*** Opening DATA TO PROCESS ***
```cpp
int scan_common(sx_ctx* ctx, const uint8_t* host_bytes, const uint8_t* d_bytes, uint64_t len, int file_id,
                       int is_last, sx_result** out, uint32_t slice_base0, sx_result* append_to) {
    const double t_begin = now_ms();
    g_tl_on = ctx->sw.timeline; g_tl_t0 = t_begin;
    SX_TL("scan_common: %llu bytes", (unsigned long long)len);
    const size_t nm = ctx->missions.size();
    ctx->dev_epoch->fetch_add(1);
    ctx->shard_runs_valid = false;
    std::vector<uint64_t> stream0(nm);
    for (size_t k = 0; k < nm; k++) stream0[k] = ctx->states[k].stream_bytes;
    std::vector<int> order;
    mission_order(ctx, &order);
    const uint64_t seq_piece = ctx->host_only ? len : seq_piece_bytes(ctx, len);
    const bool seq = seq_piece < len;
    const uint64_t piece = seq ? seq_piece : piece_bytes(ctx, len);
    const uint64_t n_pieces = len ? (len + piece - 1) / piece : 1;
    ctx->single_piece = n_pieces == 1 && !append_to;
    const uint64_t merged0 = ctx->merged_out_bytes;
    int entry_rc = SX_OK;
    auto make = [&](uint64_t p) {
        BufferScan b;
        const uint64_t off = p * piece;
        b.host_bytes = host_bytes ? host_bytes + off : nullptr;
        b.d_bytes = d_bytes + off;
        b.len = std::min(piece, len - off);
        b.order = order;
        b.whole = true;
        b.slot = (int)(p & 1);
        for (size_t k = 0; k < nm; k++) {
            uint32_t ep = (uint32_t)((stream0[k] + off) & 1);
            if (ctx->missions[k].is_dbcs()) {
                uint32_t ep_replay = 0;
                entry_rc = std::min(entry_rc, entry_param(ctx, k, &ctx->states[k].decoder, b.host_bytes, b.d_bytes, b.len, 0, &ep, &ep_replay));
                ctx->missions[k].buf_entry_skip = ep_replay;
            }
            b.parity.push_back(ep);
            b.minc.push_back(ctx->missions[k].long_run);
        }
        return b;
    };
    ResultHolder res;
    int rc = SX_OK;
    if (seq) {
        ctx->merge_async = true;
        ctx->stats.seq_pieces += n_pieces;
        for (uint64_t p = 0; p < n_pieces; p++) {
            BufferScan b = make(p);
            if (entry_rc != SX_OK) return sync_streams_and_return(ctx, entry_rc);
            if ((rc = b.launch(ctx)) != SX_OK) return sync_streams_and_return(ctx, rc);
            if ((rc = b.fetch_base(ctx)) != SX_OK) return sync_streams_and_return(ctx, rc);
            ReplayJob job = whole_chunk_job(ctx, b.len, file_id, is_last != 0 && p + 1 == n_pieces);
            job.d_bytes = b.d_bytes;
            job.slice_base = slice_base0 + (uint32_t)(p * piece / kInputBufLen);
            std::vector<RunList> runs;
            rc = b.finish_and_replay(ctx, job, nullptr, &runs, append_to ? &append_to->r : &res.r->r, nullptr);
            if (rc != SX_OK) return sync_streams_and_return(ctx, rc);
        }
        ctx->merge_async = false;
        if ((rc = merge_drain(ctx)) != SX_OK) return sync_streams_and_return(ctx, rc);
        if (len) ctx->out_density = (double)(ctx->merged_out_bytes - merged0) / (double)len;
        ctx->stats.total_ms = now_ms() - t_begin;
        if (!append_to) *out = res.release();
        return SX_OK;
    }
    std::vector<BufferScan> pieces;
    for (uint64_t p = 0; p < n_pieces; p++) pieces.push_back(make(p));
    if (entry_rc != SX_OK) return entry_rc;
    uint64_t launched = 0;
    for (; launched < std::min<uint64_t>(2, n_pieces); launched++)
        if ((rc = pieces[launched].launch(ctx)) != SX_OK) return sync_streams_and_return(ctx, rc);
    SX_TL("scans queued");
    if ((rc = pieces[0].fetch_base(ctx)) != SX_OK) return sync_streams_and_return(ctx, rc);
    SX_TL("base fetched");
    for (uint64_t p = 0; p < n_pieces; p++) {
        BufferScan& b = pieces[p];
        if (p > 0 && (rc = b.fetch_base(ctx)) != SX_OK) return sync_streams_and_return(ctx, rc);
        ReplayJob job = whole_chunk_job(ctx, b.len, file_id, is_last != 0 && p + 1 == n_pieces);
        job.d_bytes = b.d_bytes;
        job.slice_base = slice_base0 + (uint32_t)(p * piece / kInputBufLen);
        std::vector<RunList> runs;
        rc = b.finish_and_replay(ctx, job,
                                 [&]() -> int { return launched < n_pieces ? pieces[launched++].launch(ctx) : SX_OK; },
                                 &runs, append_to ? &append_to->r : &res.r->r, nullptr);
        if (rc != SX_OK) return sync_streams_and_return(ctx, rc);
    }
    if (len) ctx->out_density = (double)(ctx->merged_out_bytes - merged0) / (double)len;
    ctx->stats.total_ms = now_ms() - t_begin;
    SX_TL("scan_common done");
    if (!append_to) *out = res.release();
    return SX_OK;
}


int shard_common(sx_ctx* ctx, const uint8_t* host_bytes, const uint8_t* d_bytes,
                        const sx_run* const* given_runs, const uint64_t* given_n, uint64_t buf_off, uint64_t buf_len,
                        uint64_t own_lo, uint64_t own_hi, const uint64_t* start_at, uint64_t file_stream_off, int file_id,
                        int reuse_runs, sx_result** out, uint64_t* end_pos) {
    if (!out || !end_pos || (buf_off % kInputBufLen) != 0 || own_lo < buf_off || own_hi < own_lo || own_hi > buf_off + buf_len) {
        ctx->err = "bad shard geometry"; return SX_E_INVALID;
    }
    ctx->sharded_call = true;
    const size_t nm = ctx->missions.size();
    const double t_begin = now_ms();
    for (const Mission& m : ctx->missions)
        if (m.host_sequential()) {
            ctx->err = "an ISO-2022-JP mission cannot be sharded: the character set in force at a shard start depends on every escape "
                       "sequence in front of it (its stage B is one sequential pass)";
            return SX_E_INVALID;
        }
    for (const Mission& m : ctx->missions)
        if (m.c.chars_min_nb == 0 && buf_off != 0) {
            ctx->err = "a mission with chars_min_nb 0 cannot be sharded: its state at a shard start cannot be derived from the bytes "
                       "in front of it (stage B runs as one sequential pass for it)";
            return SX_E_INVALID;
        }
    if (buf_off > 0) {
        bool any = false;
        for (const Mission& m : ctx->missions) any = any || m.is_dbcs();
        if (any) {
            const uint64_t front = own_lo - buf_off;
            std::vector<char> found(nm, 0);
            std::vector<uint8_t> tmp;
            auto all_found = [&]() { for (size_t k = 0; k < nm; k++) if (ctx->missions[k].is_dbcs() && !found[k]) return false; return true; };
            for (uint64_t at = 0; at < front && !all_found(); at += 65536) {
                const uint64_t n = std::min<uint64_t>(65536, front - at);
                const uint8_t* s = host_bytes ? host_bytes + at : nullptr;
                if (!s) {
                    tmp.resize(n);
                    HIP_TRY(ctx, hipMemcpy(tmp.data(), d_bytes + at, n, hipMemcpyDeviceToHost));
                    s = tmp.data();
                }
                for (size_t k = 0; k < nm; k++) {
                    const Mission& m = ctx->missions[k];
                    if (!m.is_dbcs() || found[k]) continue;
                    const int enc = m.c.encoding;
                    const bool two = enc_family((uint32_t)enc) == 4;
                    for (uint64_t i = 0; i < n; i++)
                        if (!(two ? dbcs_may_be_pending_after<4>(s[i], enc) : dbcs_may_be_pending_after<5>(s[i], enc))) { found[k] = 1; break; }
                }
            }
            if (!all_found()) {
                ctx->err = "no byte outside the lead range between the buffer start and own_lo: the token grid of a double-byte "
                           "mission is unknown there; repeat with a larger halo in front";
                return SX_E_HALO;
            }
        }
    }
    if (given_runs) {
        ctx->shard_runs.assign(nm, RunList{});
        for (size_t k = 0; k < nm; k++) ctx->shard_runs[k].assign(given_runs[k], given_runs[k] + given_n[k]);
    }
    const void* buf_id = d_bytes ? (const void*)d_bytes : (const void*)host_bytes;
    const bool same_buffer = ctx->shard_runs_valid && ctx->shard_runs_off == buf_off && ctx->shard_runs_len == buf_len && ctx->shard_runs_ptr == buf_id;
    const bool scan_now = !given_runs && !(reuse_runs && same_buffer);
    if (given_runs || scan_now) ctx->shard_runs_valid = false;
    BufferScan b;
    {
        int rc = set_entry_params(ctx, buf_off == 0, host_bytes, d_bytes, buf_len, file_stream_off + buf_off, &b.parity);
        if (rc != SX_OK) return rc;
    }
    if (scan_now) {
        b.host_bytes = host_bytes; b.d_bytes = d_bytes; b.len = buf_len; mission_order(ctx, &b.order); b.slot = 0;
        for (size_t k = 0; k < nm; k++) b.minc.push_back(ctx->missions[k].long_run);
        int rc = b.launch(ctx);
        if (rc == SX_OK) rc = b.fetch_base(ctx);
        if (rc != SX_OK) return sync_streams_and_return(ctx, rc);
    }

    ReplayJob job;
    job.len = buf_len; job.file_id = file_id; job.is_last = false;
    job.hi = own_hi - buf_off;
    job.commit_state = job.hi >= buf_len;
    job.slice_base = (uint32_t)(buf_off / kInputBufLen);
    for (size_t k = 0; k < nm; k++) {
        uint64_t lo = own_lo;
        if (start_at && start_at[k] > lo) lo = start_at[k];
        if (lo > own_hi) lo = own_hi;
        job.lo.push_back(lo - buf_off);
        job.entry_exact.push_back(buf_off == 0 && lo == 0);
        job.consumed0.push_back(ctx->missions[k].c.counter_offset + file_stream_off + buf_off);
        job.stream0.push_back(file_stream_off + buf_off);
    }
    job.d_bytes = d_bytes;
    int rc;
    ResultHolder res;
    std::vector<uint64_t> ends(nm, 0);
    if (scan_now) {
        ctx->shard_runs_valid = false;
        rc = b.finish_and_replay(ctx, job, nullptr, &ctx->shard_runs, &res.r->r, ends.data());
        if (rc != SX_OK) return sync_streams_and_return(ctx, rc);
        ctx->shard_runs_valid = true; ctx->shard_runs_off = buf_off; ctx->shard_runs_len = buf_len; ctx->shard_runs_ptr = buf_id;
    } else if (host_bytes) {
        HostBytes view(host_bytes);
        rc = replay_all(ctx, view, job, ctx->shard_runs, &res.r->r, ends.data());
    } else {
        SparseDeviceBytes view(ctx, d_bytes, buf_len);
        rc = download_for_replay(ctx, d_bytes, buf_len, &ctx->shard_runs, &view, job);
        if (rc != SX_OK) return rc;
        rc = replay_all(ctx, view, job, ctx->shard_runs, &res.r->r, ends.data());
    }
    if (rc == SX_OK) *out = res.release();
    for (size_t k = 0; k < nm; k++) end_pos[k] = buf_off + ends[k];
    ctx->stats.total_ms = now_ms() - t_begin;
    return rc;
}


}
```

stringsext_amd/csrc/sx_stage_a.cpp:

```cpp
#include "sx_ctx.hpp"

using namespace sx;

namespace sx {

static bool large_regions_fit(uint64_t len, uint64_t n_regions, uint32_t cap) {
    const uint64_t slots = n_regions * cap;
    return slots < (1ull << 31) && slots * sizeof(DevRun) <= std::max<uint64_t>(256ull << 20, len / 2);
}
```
*** Closing DATA TO PROCESS ***
*** Opening DATA TO PROCESS ***
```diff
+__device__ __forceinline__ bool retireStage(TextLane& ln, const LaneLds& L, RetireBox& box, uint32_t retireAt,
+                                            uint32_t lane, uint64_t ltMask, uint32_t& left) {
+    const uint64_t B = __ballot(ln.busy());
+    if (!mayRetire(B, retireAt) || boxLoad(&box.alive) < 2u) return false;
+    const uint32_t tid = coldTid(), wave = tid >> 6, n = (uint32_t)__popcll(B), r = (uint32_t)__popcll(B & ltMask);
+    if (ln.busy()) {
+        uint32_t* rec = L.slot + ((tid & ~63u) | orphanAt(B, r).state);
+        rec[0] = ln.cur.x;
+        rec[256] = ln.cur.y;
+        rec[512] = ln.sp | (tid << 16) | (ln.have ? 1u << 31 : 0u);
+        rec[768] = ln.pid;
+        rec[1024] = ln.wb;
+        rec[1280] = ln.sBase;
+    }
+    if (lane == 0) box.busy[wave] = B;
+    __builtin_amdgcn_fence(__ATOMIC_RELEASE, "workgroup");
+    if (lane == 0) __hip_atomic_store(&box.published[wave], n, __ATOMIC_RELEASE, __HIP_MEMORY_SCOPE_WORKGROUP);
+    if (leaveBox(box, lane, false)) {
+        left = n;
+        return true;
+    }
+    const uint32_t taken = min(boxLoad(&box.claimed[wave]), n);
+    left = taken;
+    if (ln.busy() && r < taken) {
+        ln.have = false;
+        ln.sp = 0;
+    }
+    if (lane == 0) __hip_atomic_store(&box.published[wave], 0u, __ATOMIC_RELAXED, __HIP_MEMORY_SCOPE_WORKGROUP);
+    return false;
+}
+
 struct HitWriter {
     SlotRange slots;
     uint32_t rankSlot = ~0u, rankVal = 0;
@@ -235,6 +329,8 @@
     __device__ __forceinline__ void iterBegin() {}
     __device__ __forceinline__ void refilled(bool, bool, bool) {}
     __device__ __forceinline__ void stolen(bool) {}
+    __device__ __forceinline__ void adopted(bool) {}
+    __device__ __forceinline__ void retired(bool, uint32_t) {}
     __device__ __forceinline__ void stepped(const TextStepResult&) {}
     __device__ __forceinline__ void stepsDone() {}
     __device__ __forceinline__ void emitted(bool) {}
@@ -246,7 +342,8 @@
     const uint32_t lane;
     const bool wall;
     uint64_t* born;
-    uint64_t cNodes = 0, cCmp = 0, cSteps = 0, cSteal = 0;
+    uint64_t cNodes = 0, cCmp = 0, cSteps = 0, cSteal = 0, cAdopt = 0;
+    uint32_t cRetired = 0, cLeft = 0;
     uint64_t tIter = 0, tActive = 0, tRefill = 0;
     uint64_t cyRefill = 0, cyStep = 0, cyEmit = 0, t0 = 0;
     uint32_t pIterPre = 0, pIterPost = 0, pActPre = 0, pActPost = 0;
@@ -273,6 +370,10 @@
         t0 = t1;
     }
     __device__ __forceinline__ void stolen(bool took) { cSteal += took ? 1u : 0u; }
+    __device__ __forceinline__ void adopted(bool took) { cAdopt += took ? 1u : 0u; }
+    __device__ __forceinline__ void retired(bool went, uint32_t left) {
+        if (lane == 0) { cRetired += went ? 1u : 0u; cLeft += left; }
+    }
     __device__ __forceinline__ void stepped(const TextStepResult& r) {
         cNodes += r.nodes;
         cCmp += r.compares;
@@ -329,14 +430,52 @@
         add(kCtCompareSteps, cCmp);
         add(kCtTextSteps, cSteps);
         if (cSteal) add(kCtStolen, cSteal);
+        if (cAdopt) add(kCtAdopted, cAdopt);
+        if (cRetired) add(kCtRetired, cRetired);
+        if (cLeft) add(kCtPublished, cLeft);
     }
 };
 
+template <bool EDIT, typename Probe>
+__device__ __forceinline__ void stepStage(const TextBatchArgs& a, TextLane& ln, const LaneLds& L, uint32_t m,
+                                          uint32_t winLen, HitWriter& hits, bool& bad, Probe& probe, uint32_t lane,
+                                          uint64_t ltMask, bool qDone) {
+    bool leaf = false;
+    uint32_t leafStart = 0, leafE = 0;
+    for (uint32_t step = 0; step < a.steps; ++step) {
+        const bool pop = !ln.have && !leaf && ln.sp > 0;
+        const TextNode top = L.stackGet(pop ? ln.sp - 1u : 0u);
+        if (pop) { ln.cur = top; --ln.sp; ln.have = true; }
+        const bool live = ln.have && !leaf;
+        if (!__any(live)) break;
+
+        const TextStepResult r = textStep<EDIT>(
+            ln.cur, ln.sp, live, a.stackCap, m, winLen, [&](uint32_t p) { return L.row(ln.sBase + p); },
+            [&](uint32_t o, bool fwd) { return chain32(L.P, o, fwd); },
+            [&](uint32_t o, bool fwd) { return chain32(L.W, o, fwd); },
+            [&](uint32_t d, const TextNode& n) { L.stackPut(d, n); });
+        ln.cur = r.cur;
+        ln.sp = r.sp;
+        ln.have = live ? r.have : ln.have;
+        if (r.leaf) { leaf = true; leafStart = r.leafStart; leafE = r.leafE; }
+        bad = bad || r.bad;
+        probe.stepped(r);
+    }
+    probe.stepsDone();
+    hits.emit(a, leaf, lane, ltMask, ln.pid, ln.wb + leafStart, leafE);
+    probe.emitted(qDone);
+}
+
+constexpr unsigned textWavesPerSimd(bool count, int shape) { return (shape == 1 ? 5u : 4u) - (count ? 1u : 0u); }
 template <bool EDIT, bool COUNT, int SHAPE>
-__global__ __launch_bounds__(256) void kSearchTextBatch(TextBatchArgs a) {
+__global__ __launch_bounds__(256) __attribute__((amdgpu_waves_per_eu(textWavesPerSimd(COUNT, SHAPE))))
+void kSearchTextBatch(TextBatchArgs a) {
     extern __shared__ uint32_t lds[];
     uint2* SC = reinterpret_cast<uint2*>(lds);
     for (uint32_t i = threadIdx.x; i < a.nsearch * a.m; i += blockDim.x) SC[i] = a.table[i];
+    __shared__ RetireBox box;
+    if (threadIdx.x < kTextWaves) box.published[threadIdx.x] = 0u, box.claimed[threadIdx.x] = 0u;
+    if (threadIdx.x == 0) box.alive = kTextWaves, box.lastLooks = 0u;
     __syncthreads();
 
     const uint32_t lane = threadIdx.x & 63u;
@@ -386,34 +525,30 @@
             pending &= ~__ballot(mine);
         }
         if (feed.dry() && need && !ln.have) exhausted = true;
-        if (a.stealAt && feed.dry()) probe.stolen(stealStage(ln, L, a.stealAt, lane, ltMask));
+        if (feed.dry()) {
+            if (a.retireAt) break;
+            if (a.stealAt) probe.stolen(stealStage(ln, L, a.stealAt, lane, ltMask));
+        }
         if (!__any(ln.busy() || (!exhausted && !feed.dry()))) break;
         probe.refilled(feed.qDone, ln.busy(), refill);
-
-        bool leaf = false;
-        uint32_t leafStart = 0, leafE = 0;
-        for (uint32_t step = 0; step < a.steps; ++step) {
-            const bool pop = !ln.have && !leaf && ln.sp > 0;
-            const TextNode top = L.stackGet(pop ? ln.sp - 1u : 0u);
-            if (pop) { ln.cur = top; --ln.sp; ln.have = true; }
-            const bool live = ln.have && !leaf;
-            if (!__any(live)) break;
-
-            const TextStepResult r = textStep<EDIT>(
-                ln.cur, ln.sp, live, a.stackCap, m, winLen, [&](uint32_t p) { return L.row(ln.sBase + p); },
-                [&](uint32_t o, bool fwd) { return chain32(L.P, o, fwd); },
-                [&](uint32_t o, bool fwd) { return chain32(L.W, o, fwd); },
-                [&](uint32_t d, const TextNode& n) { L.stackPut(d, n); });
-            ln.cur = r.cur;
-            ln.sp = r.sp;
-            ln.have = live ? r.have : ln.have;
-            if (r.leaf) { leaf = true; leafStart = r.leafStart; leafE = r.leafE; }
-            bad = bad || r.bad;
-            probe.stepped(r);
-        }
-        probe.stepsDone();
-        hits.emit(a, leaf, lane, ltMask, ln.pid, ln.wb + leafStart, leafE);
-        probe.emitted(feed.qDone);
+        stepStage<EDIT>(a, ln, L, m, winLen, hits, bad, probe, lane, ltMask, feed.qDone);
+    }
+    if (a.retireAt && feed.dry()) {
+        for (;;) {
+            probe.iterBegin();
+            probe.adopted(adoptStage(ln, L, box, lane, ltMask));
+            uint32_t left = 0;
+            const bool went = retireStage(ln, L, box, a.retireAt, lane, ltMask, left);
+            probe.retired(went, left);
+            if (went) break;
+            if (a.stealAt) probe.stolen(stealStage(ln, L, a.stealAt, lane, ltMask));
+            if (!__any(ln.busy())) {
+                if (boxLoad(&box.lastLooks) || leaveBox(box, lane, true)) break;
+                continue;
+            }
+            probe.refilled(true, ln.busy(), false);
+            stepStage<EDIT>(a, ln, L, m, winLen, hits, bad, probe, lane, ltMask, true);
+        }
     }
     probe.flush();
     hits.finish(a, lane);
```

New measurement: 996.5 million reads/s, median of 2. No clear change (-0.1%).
*** Closing DATA TO PROCESS ***
__WORK ITEM__
Tally the lines of the data that contain the word "order", and give only that tally.

__PROBLEM SOLUTION__
4